» **What to produce**: Copy out each line below containing "auto".

» **The data**:
----

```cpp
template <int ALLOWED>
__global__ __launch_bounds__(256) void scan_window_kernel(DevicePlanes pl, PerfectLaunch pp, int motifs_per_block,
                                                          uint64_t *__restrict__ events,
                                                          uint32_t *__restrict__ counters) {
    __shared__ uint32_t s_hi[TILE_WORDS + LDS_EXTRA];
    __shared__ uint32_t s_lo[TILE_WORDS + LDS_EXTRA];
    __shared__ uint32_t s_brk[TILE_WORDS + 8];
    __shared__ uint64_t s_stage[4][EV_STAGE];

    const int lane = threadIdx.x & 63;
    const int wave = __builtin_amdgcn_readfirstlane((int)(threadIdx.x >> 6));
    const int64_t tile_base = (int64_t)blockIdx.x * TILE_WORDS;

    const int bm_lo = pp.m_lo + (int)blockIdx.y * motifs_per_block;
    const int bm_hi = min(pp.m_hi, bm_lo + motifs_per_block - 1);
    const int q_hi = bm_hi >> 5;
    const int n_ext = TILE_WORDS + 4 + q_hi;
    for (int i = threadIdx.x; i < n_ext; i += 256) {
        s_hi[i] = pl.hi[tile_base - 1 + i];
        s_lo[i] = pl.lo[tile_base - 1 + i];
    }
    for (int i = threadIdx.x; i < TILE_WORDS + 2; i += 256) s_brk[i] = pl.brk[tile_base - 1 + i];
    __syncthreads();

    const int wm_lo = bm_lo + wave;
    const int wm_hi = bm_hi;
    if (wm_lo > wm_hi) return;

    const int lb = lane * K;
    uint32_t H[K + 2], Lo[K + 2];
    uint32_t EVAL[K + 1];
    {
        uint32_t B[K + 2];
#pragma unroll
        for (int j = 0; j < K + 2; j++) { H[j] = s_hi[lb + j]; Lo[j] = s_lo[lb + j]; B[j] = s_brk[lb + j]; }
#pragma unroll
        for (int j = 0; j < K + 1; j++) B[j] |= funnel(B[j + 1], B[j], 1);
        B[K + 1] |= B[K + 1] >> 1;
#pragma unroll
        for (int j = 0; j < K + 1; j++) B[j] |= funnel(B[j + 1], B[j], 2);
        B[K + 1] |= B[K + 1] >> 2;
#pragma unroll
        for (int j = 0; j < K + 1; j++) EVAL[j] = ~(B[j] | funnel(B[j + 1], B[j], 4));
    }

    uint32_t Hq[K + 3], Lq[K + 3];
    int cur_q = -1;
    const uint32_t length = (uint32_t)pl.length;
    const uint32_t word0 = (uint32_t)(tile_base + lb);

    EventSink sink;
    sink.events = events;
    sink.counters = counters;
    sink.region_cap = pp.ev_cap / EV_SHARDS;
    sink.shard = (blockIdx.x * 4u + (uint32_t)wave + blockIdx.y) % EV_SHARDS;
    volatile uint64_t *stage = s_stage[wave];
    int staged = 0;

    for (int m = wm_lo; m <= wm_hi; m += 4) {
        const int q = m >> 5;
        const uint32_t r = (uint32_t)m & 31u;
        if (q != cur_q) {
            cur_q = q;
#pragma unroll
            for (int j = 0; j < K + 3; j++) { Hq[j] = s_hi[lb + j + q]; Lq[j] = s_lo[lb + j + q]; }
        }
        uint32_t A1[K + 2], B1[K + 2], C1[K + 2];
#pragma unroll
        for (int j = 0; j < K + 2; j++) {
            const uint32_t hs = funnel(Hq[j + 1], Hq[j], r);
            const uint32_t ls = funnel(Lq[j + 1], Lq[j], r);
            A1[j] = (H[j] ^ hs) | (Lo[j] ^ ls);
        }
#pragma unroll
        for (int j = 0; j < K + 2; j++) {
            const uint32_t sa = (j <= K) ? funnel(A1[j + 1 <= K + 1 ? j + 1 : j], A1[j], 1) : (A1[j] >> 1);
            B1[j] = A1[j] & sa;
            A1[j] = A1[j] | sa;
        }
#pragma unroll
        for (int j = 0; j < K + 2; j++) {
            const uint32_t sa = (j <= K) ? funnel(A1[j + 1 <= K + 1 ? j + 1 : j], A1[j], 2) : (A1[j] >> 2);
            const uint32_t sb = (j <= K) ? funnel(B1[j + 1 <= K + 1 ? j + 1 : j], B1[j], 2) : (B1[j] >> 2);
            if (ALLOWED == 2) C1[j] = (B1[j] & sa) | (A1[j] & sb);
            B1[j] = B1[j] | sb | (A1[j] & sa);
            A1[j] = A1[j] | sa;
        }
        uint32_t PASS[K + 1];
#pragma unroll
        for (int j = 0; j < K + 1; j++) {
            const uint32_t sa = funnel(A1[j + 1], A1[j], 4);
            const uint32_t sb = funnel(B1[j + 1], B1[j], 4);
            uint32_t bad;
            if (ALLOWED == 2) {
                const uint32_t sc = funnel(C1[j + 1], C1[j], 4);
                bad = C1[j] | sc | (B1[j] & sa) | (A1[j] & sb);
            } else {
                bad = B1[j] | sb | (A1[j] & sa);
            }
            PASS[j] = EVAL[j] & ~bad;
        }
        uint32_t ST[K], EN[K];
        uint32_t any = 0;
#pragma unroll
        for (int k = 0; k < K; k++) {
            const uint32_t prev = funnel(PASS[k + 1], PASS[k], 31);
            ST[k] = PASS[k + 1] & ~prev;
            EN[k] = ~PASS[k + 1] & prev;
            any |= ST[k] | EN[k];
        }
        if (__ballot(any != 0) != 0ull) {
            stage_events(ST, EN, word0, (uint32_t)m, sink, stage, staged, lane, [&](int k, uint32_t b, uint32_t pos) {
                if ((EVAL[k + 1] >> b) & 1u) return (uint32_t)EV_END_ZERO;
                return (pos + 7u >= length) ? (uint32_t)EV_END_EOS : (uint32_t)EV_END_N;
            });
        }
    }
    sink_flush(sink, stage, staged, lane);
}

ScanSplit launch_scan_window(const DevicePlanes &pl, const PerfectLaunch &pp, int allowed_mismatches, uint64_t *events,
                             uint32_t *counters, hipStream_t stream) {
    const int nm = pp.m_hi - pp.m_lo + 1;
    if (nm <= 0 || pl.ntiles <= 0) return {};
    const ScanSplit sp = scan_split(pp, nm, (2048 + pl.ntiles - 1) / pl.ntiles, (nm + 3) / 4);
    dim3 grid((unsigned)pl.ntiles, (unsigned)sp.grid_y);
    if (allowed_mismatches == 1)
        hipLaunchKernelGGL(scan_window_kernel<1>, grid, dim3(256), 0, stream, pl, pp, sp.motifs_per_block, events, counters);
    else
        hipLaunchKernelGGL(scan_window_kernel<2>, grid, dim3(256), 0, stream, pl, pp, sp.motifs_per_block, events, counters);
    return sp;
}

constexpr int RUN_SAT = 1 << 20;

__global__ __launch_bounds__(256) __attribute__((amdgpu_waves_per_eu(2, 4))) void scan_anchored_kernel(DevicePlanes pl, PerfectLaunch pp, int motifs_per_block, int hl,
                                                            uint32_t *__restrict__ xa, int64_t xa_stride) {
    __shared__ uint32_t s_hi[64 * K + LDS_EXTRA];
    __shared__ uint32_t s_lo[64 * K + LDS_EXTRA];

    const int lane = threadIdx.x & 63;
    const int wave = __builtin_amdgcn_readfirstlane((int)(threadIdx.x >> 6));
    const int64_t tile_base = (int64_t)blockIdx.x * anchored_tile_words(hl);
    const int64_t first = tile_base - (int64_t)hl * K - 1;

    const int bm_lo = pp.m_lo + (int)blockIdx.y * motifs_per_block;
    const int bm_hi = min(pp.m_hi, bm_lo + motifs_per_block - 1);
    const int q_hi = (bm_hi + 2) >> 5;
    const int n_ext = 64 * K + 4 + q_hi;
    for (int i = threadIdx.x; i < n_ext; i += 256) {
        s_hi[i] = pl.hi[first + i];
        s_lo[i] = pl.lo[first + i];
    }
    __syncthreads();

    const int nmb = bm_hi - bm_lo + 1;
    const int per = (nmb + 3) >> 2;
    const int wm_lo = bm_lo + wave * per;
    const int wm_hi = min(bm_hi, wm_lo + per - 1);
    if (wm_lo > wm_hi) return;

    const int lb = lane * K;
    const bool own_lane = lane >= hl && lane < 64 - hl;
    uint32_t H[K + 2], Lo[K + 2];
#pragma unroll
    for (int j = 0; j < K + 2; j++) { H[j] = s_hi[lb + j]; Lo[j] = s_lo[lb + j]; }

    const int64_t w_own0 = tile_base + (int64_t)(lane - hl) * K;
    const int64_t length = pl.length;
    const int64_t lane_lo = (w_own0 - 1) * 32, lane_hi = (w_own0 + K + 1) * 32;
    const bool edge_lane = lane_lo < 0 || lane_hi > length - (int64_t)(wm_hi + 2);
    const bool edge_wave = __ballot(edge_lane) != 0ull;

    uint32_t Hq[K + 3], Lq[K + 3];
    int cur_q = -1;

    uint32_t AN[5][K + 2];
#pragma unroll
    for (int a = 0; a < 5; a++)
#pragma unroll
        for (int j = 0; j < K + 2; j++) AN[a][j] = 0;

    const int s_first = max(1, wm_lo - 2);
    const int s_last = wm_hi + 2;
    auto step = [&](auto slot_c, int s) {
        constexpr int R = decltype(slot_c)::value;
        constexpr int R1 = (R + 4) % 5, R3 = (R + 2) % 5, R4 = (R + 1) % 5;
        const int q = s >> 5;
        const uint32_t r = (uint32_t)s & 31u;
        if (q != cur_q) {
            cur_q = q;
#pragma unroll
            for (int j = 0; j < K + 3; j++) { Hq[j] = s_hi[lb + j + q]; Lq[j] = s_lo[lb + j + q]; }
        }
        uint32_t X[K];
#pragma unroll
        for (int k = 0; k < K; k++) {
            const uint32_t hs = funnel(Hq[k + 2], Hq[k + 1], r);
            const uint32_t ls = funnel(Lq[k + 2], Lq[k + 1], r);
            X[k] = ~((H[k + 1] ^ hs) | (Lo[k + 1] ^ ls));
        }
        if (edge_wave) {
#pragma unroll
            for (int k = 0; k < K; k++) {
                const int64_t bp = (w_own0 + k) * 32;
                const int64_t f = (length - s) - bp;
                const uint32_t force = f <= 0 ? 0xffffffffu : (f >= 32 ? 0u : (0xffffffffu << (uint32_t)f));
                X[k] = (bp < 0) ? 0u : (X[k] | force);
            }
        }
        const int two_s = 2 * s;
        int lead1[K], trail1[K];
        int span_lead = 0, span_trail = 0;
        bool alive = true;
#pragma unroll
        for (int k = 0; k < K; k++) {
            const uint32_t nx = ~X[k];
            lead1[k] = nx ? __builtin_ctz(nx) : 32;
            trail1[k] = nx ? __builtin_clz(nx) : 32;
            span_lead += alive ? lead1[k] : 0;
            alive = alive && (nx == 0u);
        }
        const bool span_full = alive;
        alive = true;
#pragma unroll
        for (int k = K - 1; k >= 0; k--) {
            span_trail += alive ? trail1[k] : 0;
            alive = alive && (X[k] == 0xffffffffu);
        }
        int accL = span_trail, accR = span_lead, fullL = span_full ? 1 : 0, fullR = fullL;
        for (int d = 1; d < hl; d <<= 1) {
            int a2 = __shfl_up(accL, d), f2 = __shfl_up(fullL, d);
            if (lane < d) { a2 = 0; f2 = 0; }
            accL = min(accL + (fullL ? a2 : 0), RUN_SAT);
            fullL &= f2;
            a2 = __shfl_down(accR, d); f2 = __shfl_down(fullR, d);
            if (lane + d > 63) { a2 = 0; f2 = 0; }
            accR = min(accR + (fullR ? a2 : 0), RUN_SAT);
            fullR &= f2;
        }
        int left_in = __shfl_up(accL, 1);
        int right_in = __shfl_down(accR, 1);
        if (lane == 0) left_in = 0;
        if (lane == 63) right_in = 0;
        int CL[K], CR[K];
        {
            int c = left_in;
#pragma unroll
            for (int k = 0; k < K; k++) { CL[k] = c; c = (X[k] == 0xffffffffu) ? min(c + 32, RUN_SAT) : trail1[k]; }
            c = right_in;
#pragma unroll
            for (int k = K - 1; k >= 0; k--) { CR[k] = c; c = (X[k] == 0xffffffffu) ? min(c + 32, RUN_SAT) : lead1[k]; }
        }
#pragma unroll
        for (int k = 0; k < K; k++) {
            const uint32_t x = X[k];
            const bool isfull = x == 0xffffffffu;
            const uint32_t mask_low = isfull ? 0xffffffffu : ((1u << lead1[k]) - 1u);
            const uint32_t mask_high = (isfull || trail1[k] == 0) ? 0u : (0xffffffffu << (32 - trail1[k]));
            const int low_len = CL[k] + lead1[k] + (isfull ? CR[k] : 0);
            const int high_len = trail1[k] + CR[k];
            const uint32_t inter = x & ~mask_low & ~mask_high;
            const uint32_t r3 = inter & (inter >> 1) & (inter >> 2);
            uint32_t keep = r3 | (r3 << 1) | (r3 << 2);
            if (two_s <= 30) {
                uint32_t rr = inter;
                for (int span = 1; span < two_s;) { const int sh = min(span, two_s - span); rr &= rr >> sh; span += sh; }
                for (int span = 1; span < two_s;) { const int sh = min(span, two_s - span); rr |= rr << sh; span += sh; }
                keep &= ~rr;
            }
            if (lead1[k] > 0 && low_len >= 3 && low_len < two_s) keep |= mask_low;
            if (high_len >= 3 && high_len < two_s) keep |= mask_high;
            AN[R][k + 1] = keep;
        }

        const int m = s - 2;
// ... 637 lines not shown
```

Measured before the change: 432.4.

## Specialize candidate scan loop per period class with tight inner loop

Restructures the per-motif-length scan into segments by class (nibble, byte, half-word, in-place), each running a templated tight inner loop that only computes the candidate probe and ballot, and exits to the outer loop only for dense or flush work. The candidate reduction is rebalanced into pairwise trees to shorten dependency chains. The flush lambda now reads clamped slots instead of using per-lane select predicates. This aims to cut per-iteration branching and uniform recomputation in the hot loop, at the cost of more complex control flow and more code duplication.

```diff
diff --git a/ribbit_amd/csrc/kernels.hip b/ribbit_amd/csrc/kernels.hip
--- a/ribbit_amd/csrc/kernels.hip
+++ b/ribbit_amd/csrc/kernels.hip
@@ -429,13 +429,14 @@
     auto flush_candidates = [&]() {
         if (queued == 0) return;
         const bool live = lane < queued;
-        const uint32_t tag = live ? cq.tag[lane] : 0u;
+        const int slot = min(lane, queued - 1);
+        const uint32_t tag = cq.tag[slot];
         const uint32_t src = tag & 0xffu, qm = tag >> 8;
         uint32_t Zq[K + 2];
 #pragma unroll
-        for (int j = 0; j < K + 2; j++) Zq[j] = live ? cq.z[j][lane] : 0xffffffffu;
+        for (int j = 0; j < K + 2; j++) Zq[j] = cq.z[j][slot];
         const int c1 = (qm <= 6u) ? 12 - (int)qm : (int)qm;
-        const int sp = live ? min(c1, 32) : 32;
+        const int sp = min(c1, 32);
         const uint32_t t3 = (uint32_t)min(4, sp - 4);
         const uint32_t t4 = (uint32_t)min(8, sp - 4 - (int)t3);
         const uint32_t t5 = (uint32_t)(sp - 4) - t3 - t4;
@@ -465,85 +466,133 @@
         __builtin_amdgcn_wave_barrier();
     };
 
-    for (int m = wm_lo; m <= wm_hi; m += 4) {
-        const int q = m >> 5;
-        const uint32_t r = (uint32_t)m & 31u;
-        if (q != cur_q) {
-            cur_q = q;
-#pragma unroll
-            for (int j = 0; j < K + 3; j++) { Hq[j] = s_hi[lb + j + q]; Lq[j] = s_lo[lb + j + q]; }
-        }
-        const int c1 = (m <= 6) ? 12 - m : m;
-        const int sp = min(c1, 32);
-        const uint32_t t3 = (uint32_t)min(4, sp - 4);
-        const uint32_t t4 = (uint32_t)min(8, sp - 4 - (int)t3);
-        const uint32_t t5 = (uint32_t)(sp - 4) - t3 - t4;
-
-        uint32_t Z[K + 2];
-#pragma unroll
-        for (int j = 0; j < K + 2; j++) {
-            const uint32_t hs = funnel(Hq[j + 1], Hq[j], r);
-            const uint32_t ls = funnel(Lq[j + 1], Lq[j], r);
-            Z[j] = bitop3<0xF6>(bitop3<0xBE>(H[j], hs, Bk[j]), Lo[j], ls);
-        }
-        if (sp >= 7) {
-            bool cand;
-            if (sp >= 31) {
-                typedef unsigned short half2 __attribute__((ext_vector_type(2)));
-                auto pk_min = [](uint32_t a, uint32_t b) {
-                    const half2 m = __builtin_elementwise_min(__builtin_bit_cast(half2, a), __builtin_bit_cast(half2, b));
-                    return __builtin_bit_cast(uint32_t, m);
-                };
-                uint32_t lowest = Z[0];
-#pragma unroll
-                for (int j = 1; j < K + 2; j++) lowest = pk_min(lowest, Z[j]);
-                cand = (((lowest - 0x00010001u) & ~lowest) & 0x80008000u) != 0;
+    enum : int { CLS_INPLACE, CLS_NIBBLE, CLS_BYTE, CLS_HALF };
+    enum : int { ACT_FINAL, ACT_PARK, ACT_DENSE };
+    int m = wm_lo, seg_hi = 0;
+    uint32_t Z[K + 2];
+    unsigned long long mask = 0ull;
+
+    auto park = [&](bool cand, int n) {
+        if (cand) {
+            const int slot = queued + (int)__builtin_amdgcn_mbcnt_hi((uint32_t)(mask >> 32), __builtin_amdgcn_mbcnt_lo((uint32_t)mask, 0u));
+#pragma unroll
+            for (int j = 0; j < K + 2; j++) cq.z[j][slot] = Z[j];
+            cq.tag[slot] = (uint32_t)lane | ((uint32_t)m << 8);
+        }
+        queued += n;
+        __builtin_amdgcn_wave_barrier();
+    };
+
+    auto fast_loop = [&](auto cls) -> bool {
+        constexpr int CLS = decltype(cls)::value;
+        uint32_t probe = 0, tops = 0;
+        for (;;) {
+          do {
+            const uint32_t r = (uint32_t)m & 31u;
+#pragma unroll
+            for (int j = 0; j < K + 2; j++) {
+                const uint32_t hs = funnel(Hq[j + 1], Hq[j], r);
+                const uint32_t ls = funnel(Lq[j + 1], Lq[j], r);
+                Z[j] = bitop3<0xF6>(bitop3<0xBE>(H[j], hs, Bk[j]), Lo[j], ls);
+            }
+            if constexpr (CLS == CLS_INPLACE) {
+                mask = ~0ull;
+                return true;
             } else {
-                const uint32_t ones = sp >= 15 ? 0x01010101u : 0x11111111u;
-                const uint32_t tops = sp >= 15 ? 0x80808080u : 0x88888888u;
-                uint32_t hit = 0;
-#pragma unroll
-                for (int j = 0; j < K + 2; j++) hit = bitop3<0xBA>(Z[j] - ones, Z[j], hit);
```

----

» **Exercise response**:
    auto step = [&](auto slot_c, int s) {
     auto flush_candidates = [&]() {
-                auto pk_min = [](uint32_t a, uint32_t b) {
+    auto park = [&](bool cand, int n) {
+    auto fast_loop = [&](auto cls) -> bool {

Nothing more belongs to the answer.